··· Supplied material ···

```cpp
int rptgpu_closest_hit(rptgpu_scene* h, uint64_t n, const double* origins, const double* dirs,
                       uint32_t precision_mode, double* out_t, double* out_normal, int32_t* out_object) {
  if (!h || (n && (!origins || !dirs || !out_t || !out_normal || !out_object)))
    return fail(h, RPTGPU_E_INVALID_ARGUMENT, "null argument");
  if (precision_mode != RPT_PRECISION_F64_STRICT) return fail(h, RPTGPU_E_INVALID_ARGUMENT, BAD_MODE);
  REFUSE_IF_ABANDONED(h);
  if (!n) return RPTGPU_OK;
  return guarded(h, h->device, [&]() -> int {
    hipStream_t st = h->stream;
    if (h->has_deep && (!h->rays_in_kernel || h->tree_kids)) {
      const KernelTable* kt = table_for(precision_mode, h->ext_shapes);
      const uint64_t piece = std::min<uint64_t>(n, 4ull << 20);
      ensure_workspace(h, piece, piece);
      const rptdev::PathState ps = path_state(h);
      std::vector<double> soa(6 * piece), hit(4 * piece);
      for (uint64_t base = 0; base < n; base += piece) {
        const uint64_t m = std::min(piece, n - base);
        for (uint64_t i = 0; i < m; i++)
          for (int k = 0; k < 3; k++) {
            soa[(uint64_t)k * m + i] = origins[3 * (base + i) + k];
            soa[(uint64_t)(3 + k) * m + i] = dirs[3 * (base + i) + k];
          }
        for (int k = 0; k < 6; k++)
          HIP_TRY(hipMemcpyAsync(ps.ray + (uint64_t)k * ps.cap, soa.data() + (uint64_t)k * m, m * sizeof(double), hipMemcpyHostToDevice, st));
        reset_tree_counters(h);
        query_closest(h, kt, ps, (uint32_t)m, nullptr);
        HIP_TRY(hipGetLastError());
        for (int k = 0; k < 4; k++)
          HIP_TRY(hipMemcpyAsync(hit.data() + (uint64_t)k * m, ps.hit + (uint64_t)k * ps.cap, m * sizeof(double), hipMemcpyDeviceToHost, st));
        HIP_TRY(hipMemcpyAsync(out_object + base, ps.hit_obj, m * sizeof(int32_t), hipMemcpyDeviceToHost, st));
        HIP_TRY(hipStreamSynchronize(st));
        for (uint64_t i = 0; i < m; i++) {
          out_t[base + i] = hit[i];
          for (int k = 0; k < 3; k++) out_normal[3 * (base + i) + k] = hit[(uint64_t)(1 + k) * m + i];
        }
      }
      return drain_call(h, h->gen_overflow.p != nullptr);
    }
    DevBuf<double> d_o, d_d, d_t, d_n;
    DevBuf<int32_t> d_obj;
    d_o.alloc(3 * n); d_d.alloc(3 * n); d_t.alloc(n); d_n.alloc(3 * n); d_obj.alloc(n);
    HIP_TRY(hipMemcpyAsync(d_o.p, origins, 3 * n * sizeof(double), hipMemcpyHostToDevice, st));
    HIP_TRY(hipMemcpyAsync(d_d.p, dirs, 3 * n * sizeof(double), hipMemcpyHostToDevice, st));
    table_for(precision_mode, h->ext_shapes)->extend_rays(st, h->dscene, d_o.p, d_d.p, n, d_t.p, d_n.p, d_obj.p);
    HIP_TRY(hipGetLastError());
    HIP_TRY(hipMemcpyAsync(out_t, d_t.p, n * sizeof(double), hipMemcpyDeviceToHost, st));
    HIP_TRY(hipMemcpyAsync(out_normal, d_n.p, 3 * n * sizeof(double), hipMemcpyDeviceToHost, st));
    HIP_TRY(hipMemcpyAsync(out_object, d_obj.p, n * sizeof(int32_t), hipMemcpyDeviceToHost, st));
    HIP_TRY(hipStreamSynchronize(st));
    return RPTGPU_OK;
  });
}

int rptgpu_eval_math(rptgpu_scene* h, int fn, uint64_t n, const double* x, const double* y, double* out) {
  if (!h || (n && (!x || !out)) || fn < 0 || fn > 7 || (fn >= 6 && n && !y))
    return fail(h, RPTGPU_E_INVALID_ARGUMENT, "bad argument");
  if (!n) return RPTGPU_OK;
  return guarded(h, h->device, [&]() -> int {
    DevBuf<double> dx, dy, dout;
    dx.alloc(n); dy.alloc(n); dout.alloc(n);
    HIP_TRY(hipMemcpyAsync(dx.p, x, n * sizeof(double), hipMemcpyHostToDevice, h->stream));
    if (y) HIP_TRY(hipMemcpyAsync(dy.p, y, n * sizeof(double), hipMemcpyHostToDevice, h->stream));
    else HIP_TRY(hipMemsetAsync(dy.p, 0, n * sizeof(double), h->stream));
    rpt_strict::TABLE.eval_math(h->stream, fn, n, dx.p, dy.p, dout.p);
    HIP_TRY(hipGetLastError());
    HIP_TRY(hipMemcpyAsync(out, dout.p, n * sizeof(double), hipMemcpyDeviceToHost, h->stream));
    HIP_TRY(hipStreamSynchronize(h->stream));
    return RPTGPU_OK;
  });
}

}
```

rpt_amd/csrc/kernels.h:

```cpp
#pragma once
#include <hip/hip_runtime.h>
#include <stdint.h>

#include "device_types.h"
#include "hit_pool.h"
#include "launch_limits.h"

#ifndef RPT_FLAT_RUN
#define RPT_FLAT_RUN 6
#endif

#define RPT_PATHS_WAVE_LDS 20480u
#define RPT_PATHS_WALKER_LDS 2560u
#ifndef RPT_RAY_STASH
#define RPT_RAY_STASH 2
#endif
#ifndef RPT_FUSE_QUERY
#define RPT_FUSE_QUERY 1
#endif
#ifndef RPT_SHADE_SPLIT
#define RPT_SHADE_SPLIT 1
#endif
#ifndef RPT_PRETRACE_CULL
#define RPT_PRETRACE_CULL 1
#endif
#define RPT_CULL_MAX 4
#ifndef RPT_SCENE_CONSTS
#define RPT_SCENE_CONSTS 7
#endif
#define RPT_MAT_CONSTS_BYTES 88u
#define RPT_CUBE_NORMALS_BYTES 144u
#define RPT_PATHS_STASH_LDS 4864u
#define RPT_PATHS_STASH_HIT_LDS 6656u
#ifndef RPT_HIT_POOL
#define RPT_HIT_POOL 1
#endif
#ifndef RPT_POOL_CAP
#define RPT_POOL_CAP 64u
#endif
#ifndef RPT_POOL_REFILL
#define RPT_POOL_REFILL 56u
#endif
#define RPT_PATHS_POOL_LDS (RPT_POOL_CAP * 100u)
static_assert(RPT_POOL_CAP >= 64u && RPT_POOL_REFILL >= 1u && RPT_POOL_REFILL <= RPT_POOL_CAP,
              "a refill of 64 lanes has to fit an empty pool, and a full pool has to fall to the refill mark");
static_assert(RPT_PATHS_POOL_LDS <= RPT_PATHS_STASH_HIT_LDS, "the host's fit checks leave room for RayStashHit only");
#define RPT_PATHS_STASH_MAX_LDS (RPT_RAY_STASH >= 2 ? RPT_PATHS_STASH_HIT_LDS : RPT_PATHS_STASH_LDS)
#ifndef RPT_PARK_K
#define RPT_PARK_K 4
#endif
#define RPT_PATHS_PARK_LDS (RPT_PARK_K * 2624u)
#ifndef RPT_PATH_REORDER_MIN
#define RPT_PATH_REORDER_MIN (1u << 20)
#endif

#define RPT_RETIRE_ITEMS 16u
#define RPT_RETIRE_TILE (RPT_RETIRE_ITEMS * 256u)

struct FlatLayout {
  uint32_t off_tris, off_refs, off_mat, off_leaf;
  uint32_t off_end;
  uint32_t n_refs, n_tris;
  uint32_t off_qtab, plane_cnt;
  const double* plane_vals;
  uint32_t obj_filter;
  uint32_t off_obox;
  const rptdev::LeafBox* obj_box;
  const double* obj_grid;
  uint64_t obj_always;
  uint32_t fuse_query;
  uint32_t pretrace_cull, cull_n;
  uint64_t cull_always;
  uint32_t cull_obj[RPT_CULL_MAX], cull_lo[RPT_CULL_MAX], cull_ext[RPT_CULL_MAX];
  uint32_t scene_consts, off_consts;
};

struct SortBufs {
  uint32_t *keys_in, *keys_out, *vals_in;
  void* tmp;
  size_t tmp_bytes;
};

#ifndef RPT_TT_WAVES
#define RPT_TT_WAVES 4
#endif
#ifndef RPT_TT_LEVELS
#define RPT_TT_LEVELS 7
#endif
#define RPT_TT_LEVELS_MIN RPT_TT_LEVELS
struct GenericStack {
  double* defer;
  double* frame;
  uint32_t threads, levels, frames;
};
struct StackSpill {
  uint32_t* node;
  double* ts;
  double* bmax;
  uint32_t threads;
  uint32_t zeros_common;
  double* rays;
  GenericStack gen;
  uint32_t* gen_overflow;
  uint32_t gen_blocks_few, gen_blocks_all;
};

struct QueryHook {
  void (*mark)(void* ctx, int kind, int end);
  void* ctx;
};

struct QueryTuning {
  uint32_t ctr_set;
  uint32_t sort_min_rays;
};
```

···

#### Task goal
Your reply must be one number, namely the count of lines above that hold the string "fail".

#### Answer to the problem
3